# How was your party last night?



## hauntedgraveyard (Sep 8, 2008)

I hope everyone had a great time!

We had a few guests show up early! That's a first. They were very happy to help chop some veggies and stuff. A neighbour showed up in the morning asking if he could make a "scary" dish. He made a severed arm - it was fabulous! I generally don't ask people to bring anything, as I make lots of food. But he really hit it out of the park with his creation. I have to find my camera, I did take a photo.

Just about all the food went, only a couple of chicken wings and a bit of chilli left. 

Everyone showed up that I expected, I wish I would get RSVPs earlier though.

We didn't t do a game this yer, everyone was too busy eating an socializing. 

It was great that a lot of the clean up happened about 2am the last guests helped clear things away. Amazing what a bunch of people can do I. 10 minutes.

No bad drunks or drama. I think everyone had a great time!


----------



## matrixmom (Oct 29, 2010)

You truly had the perfect party!


----------



## Paint It Black (Sep 15, 2011)

Nice! What great guests. Glad you had a good one. 

The whole RSVP thing seems to be almost out of fashion these days.  Drives me crazy.


----------



## Ghouliet (Nov 5, 2010)

I put RSVP on my invitations this year and had people call me when they did they also asked what they could bring. This will be the first year my guests are bringing food. We will see how it goes.


----------



## matrixmom (Oct 29, 2010)

Me too! I hate when people forget. I just need it for a food ordering.game play......



Paint It Black said:


> Nice! What great guests. Glad you had a good one.
> 
> The whole RSVP thing seems to be almost out of fashion these days.  Drives me crazy.


----------



## Trinity1 (Sep 5, 2009)

Haunted graveyard so happy to hear that all went well last night. Ours went really well too. We had a great turn out. It worked out well too because we had a group of people show up right on time.....then another group came later after the first group thinned out. Our house is very tiny so it actually made it more comfortable. 


Of course we were running around right up to the start time...but I'm really happy with everything we got done. Already thinking about next year!! I think instead of inviting a ton of people next year, we're going to keep it much smaller and only have really close friends. Already have a theme in mind. . Muhahahaha


----------



## Halloween Scream (Sep 29, 2010)

Our party went well this year! We were so well prepared for once that everything was ready to go early, and we were a lot less stressed out. Good group of people, about 35 guests and no cancellations or no-shows.

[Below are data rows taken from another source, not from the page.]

# weiguangzhao/PBNet

Hardware: AMD Instinct MI355X
Metric: scenes/sec fwd+cluster (ScanNet ~150k pts/scene) (higher is better)
Workload: dtype bf16; 1 GPU; configs[1]: 1 scene, 161517 pts, 146038 voxels @2cm, 1 rotated copy, full PBNet.forward (MinkUNet34C + grouping + MinkUNet14A mask + MinkUNet34C score); scenes_in_flight_per_gpu=4, scene_seeds=2 (configs[1])

## Files before the change

### pbnet_amd/csrc/cluster.hip

```cpp
#include "pbn_common.h"

#pragma clang fp contract(off)

namespace pbn {
namespace {

constexpr int TPB = 256;
constexpr unsigned long long EMPTY_KEY = ~0ULL;
constexpr int CELL_BIAS = 32768;
constexpr float CELL_CLAMP = 32764.0f;
constexpr int CELL_R = 2;
constexpr int BIG = 0x7f7f7f7f;

__constant__ float c_mean_count[18] = {3917.0f, 12056.0f, 2303.0f, 8331.0f, 3948.0f, 3166.0f, 5629.0f, 11719.0f, 1003.0f,
                                       3317.0f, 4912.0f,  10221.0f, 3889.0f, 4136.0f, 2120.0f, 945.0f,  3967.0f, 2589.0f};

__device__ __forceinline__ float sqdist(float ax, float ay, float az, float bx, float by, float bz) {
    const float dx = __fsub_rn(ax, bx), dy = __fsub_rn(ay, by), dz = __fsub_rn(az, bz);
    const float a = __fmul_rn(dx, dx), b = __fmul_rn(dy, dy), c = __fmul_rn(dz, dz);
    return __fadd_rn(__fadd_rn(a, b), c);
}

__device__ __forceinline__ int cls_of(int sem) { return min(max(sem - 2, 0), 17); }

// ... 114 lines not shown
    const int cx = cell_coord(x, inv_cell), cy = cell_coord(y, inv_cell), cz = cell_coord(z, inv_cell);
    constexpr int W = 2 * CELL_R + 1;
    for (int c = first; c < W * W * W; c += stride) {
        const int dz = c / (W * W) - CELL_R, dy = (c / W) % W - CELL_R, dx = c % W - CELL_R;
        const int slot = hash_lookup(hkeys, hmask, pack_key(seg, cx + dx, cy + dy, cz + dz));
        if (slot < 0) continue;
        const int beg = hstart[slot];
        f(beg, beg + hcount[slot], slot, cell_trusted(cx + dx, cy + dy, cz + dz), (dx | dy | dz) == 0);
    }
}

constexpr int NB_Q = 8;
__device__ __forceinline__ bool group_any(bool pred) {
    const unsigned long long m = __ballot(pred);
    return ((m >> (threadIdx.x & 63 & ~(NB_Q - 1))) & ((1ULL << NB_Q) - 1ULL)) != 0ULL;
}
template <typename F>
__device__ __forceinline__ void for_each_neighbour_cell_group(float x, float y, float z, int seg, float inv_cell,
                                                              const unsigned long long* __restrict__ hkeys, unsigned hmask,
                                                              const int* __restrict__ hstart,
                                                              const int* __restrict__ hcount, int q, F&& f) {
    const int cx = cell_coord(x, inv_cell), cy = cell_coord(y, inv_cell), cz = cell_coord(z, inv_cell);
    constexpr int W = 2 * CELL_R + 1;
    const int gbase = (threadIdx.x & 63) & ~(NB_Q - 1);
    for (int r = 0; r < W * W * W; r += NB_Q) {
        const int c = r + q;
        int slot = -1, beg = 0, end = 0;
        if (c < W * W * W) {
            const int dz = c / (W * W) - CELL_R, dy = (c / W) % W - CELL_R, dx = c % W - CELL_R;
            slot = hash_lookup(hkeys, hmask, pack_key(seg, cx + dx, cy + dy, cz + dz));
            if (slot >= 0) { beg = hstart[slot]; end = beg + hcount[slot]; }
        }
#pragma unroll
        for (int k = 0; k < NB_Q; ++k) {
            const int sk = __shfl(slot, gbase + k, 64);
            if (sk < 0) continue;
            const int bk = __shfl(beg, gbase + k, 64), ek = __shfl(end, gbase + k, 64);
            const int ck = r + k;
            const int dz = ck / (W * W) - CELL_R, dy = (ck / W) % W - CELL_R, dx = ck % W - CELL_R;
            f(bk, ek, sk, cell_trusted(cx + dx, cy + dy, cz + dz), (dx | dy | dz) == 0);
        }
    }
}
__device__ __forceinline__ int group_sum(int v) {
#pragma unroll
    for (int o = 1; o < NB_Q; o <<= 1) v += __shfl_xor(v, o, 64);
    return v;
}
__device__ __forceinline__ int group_max(int v) {
#pragma unroll
    for (int o = 1; o < NB_Q; o <<= 1) v = max(v, __shfl_xor(v, o, 64));
    return v;
}
__global__ __launch_bounds__(TPB) void k_count(const float4* __restrict__ spt, const int* __restrict__ sseg, NRef n_ref,
                                              float inv_cell, float r2, const unsigned long long* __restrict__ hkeys,
                                              unsigned hmask, const int* __restrict__ hstart,
                                              const int* __restrict__ hcount, int* __restrict__ den) {
    __shared__ float4 s_cand[TPB / 64][64];
    const int n = n_ref.get();
    if (n <= 0) return;
    const long long t = (long long)blockIdx.x * TPB + threadIdx.x;
    if ((t - (threadIdx.x & 63)) / NB_Q >= n) return;
    int p = (int)(t / NB_Q);
    const int q = (int)(t % NB_Q);
    const bool live = p < n;
    if (!live) p = n - 1;
    const float4 me = spt[p];
    const int seg = sseg[p];
    const int lane = threadIdx.x & 63, wave = threadIdx.x >> 6;
    const int gbase = lane & ~(NB_Q - 1);
    float4* line = s_cand[wave];
    int cnt = 0;
    const int cx = cell_coord(me.x, inv_cell), cy = cell_coord(me.y, inv_cell), cz = cell_coord(me.z, inv_cell);
    constexpr int W = 2 * CELL_R + 1;
    for (int r = 0; r < W * W * W; r += NB_Q) {
        const int c = r + q;
        int slot = -1, beg = 0, end = 0;
        if (c < W * W * W) {
            const int dz = c / (W * W) - CELL_R, dy = (c / W) % W - CELL_R, dx = c % W - CELL_R;
            slot = hash_lookup(hkeys, hmask, pack_key(seg, cx + dx, cy + dy, cz + dz));
            if (slot >= 0) { beg = hstart[slot]; end = beg + hcount[slot]; }
        }
        const bool same = beg == __shfl(beg, q, 64) && end == __shfl(end, q, 64);
        if (__all(same)) {
#pragma unroll 1
            for (int k = 0; k < NB_Q; ++k) {
                const int bk = __shfl(beg, k, 64), ek = __shfl(end, k, 64);
                float4 nxt = make_float4(0.f, 0.f, 0.f, 0.f);
                if (bk + lane < ek) nxt = spt[bk + lane];
                for (int cb = bk; cb < ek; cb += 64) {
                    line[lane] = nxt;
                    if (cb + 64 + lane < ek) nxt = spt[cb + 64 + lane];
                    const int m = min(64, ek - cb);
#pragma unroll
                    for (int i = 0; i < 64 / NB_Q; ++i) {
                        const int idx = q + NB_Q * i;
                        if (idx < m) {
                            const float4 v = line[idx];
                            cnt += (sqdist(me.x, me.y, me.z, v.x, v.y, v.z) <= r2) ? 1 : 0;
                        }
                    }
                }
            }
        } else {
#pragma unroll
            for (int k = 0; k < NB_Q; ++k) {
                const int sk = __shfl(slot, gbase + k, 64);
                if (sk < 0) continue;
                const int bk = __shfl(beg, gbase + k, 64), ek = __shfl(end, gbase + k, 64);
                int j = bk + q;
                for (; j + NB_Q < ek; j += 2 * NB_Q) {
                    const float4 q0 = spt[j], q1 = spt[j + NB_Q];
                    cnt += (sqdist(me.x, me.y, me.z, q0.x, q0.y, q0.z) <= r2) ? 1 : 0;
                    cnt += (sqdist(me.x, me.y, me.z, q1.x, q1.y, q1.z) <= r2) ? 1 : 0;
                }
                for (; j < ek; j += NB_Q) {
                    const float4 q0 = spt[j];
                    cnt += (sqdist(me.x, me.y, me.z, q0.x, q0.y, q0.z) <= r2) ? 1 : 0;
                }
            }
        }
    }
    cnt = group_sum(cnt);
    if (live && q == 0) den[__float_as_int(me.w)] = cnt - 1;
}

__global__ __launch_bounds__(TPB) void k_tag_hp(float4* __restrict__ spt, NRef n_ref, const int* __restrict__ den, int min_pts,
                                               int* __restrict__ parent, int* __restrict__ lab,
                                               const int* __restrict__ sslot, int* __restrict__ cell_rep) {
    const int n = n_ref.get();
    const int p = blockIdx.x * TPB + threadIdx.x;
    if (p >= n) return;
    const int i = __float_as_int(spt[p].w);
    const int hp = den[i] >= min_pts;
    spt[p].w = __int_as_float(i | (hp ? (int)0x80000000 : 0));
    parent[i] = i;
    lab[i] = -1;
    if (hp) atomicMin(&cell_rep[sslot[p]], i);
}

__device__ __forceinline__ int uf_load(int* p) { return __hip_atomic_load(p, __ATOMIC_RELAXED, __HIP_MEMORY_SCOPE_AGENT); }

__device__ __forceinline__ int uf_find(int* __restrict__ parent, int x) {
    while (true) {
        const int p = uf_load(&parent[x]);
        if (p == x) return x;
        const int gp = uf_load(&parent[p]);
        if (gp == p) return p;
        atomicMin(&parent[x], gp);
        x = gp;
    }
}

__device__ __forceinline__ int uf_union(int* __restrict__ parent, int a, int b) {
    while (true) {
        a = uf_find(parent, a);
        b = uf_find(parent, b);
        if (a == b) return a;
        if (a < b) { const int t = a; a = b; b = t; }
        const int old = atomicMin(&parent[a], b);
        if (old == a) return b;
        a = old;
    }
}

__global__ __launch_bounds__(TPB) void k_union(const float4* __restrict__ spt, const int* __restrict__ sseg, NRef n_ref,
                                              float inv_cell, float r2, const unsigned long long* __restrict__ hkeys,
                                              unsigned hmask, const int* __restrict__ hstart,
                                              const int* __restrict__ hcount, int* parent,
                                              const int* __restrict__ cell_rep, const int* __restrict__ sslot, int pass) {
    const int n = n_ref.get();
    const long long t = (long long)blockIdx.x * TPB + threadIdx.x;
    const int p = (int)(t / NB_Q), q = (int)(t % NB_Q);
    if (p >= n) return;
    const float4 me = spt[p];
    const int wi = __float_as_int(me.w);
    if (wi >= 0) return;
    const int i = wi & 0x7fffffff;
    const int my_rep = cell_rep[sslot[p]];
    const bool own_trusted = cell_trusted(cell_coord(me.x, inv_cell), cell_coord(me.y, inv_cell), cell_coord(me.z, inv_cell));
    int ri = (pass == 0) ? i : parent[i];
    if (pass == 0 && own_trusted) {
        if (my_rep != i) {
            if (q == 0) uf_union(parent, i, my_rep);
            return;
        }
    }
    for_each_neighbour_cell(me.x, me.y, me.z, sseg[p], inv_cell, hkeys, hmask, hstart, hcount, q, NB_Q,
                            [&](int beg, int end, int slot, bool trusted, bool same) {
        const int rep = cell_rep[slot];
        if (rep == BIG) return;
        if (trusted) {
            if (same) return;
            if (rep == ri || parent[rep] == ri) return;
            ri = uf_find(parent, ri);
            if (uf_find(parent, rep) == ri) return;
            for (int j = beg; j < end; ++j) {
                const float4 q = spt[j];
                if (__float_as_int(q.w) < 0 && sqdist(me.x, me.y, me.z, q.x, q.y, q.z) <= r2) {
                    ri = uf_union(parent, ri, __float_as_int(q.w) & 0x7fffffff);
                    return;
                }
            }
            return;
        }
        for (int j = beg; j < end; ++j) {
            const float4 q = spt[j];
            const int wj = __float_as_int(q.w);
            const int jj = wj & 0x7fffffff;
            if (wj < 0 && jj < i && sqdist(me.x, me.y, me.z, q.x, q.y, q.z) <= r2) {
                if (parent[jj] != ri) ri = uf_union(parent, ri, jj);
            }
        }
    });
}
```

Of course I'd always like to see a few more people RSVP "yes", and I don't like how I have to ask so many what their answer is after the reply by date. No drama (last year we had a full out fist fight), had a great core group stay late for a dance party, and two neighbors stayed until the end to help put everything away. Very happy how it went, but glad it's over and looking forward to relaxing this week for sure!


----------



## Chewbacca (Oct 12, 2010)

Our party went well as well. We had about 40 or so guests, I lost track so I'm not sure of the total. We have very limited parking and a long dark driveway so we had some friends telling people where to park and then shuttling them down to the house. I do know that there were 22 cars and we had asked our guests to carpool if at all possible so the minimum per car was two I don't think there were any singles and I know there were a few with 4. Almost everyone came in costume which was a first.

The only problem we had was a few people showing up about 45 minutes early so we put them to work helping with the last minute prep.


----------



## dixiemama (Sep 28, 2010)

Our 4th annual party went very well. The weather cooperated but was a little cooler than planned. Thank goodness for the fire, booze and dance floor to keep us warm! We played a game that I made up this year, I posted it a couple of weeks ago titled Games for large crowds if you want to see it. We had around 60 people. We were expecting 75 but was happy with the turnout. We did not require RSVP's this year. We had a fairtytale theme and our house was the Hansel and Gretel witch house so we served "children stew" (beef stew), it was a huge hit. Everyone dressed in theme related costumes and they really did a great job! The DJ, Dance floor, lights, fire and indoor / outdoor decor was a hit as always. I will post pictures. Thanks to all of the great ideas I find here we have had great success so far!


----------



## hauntedgraveyard (Sep 8, 2008)

Sounds like there were some great parties on Saturday! 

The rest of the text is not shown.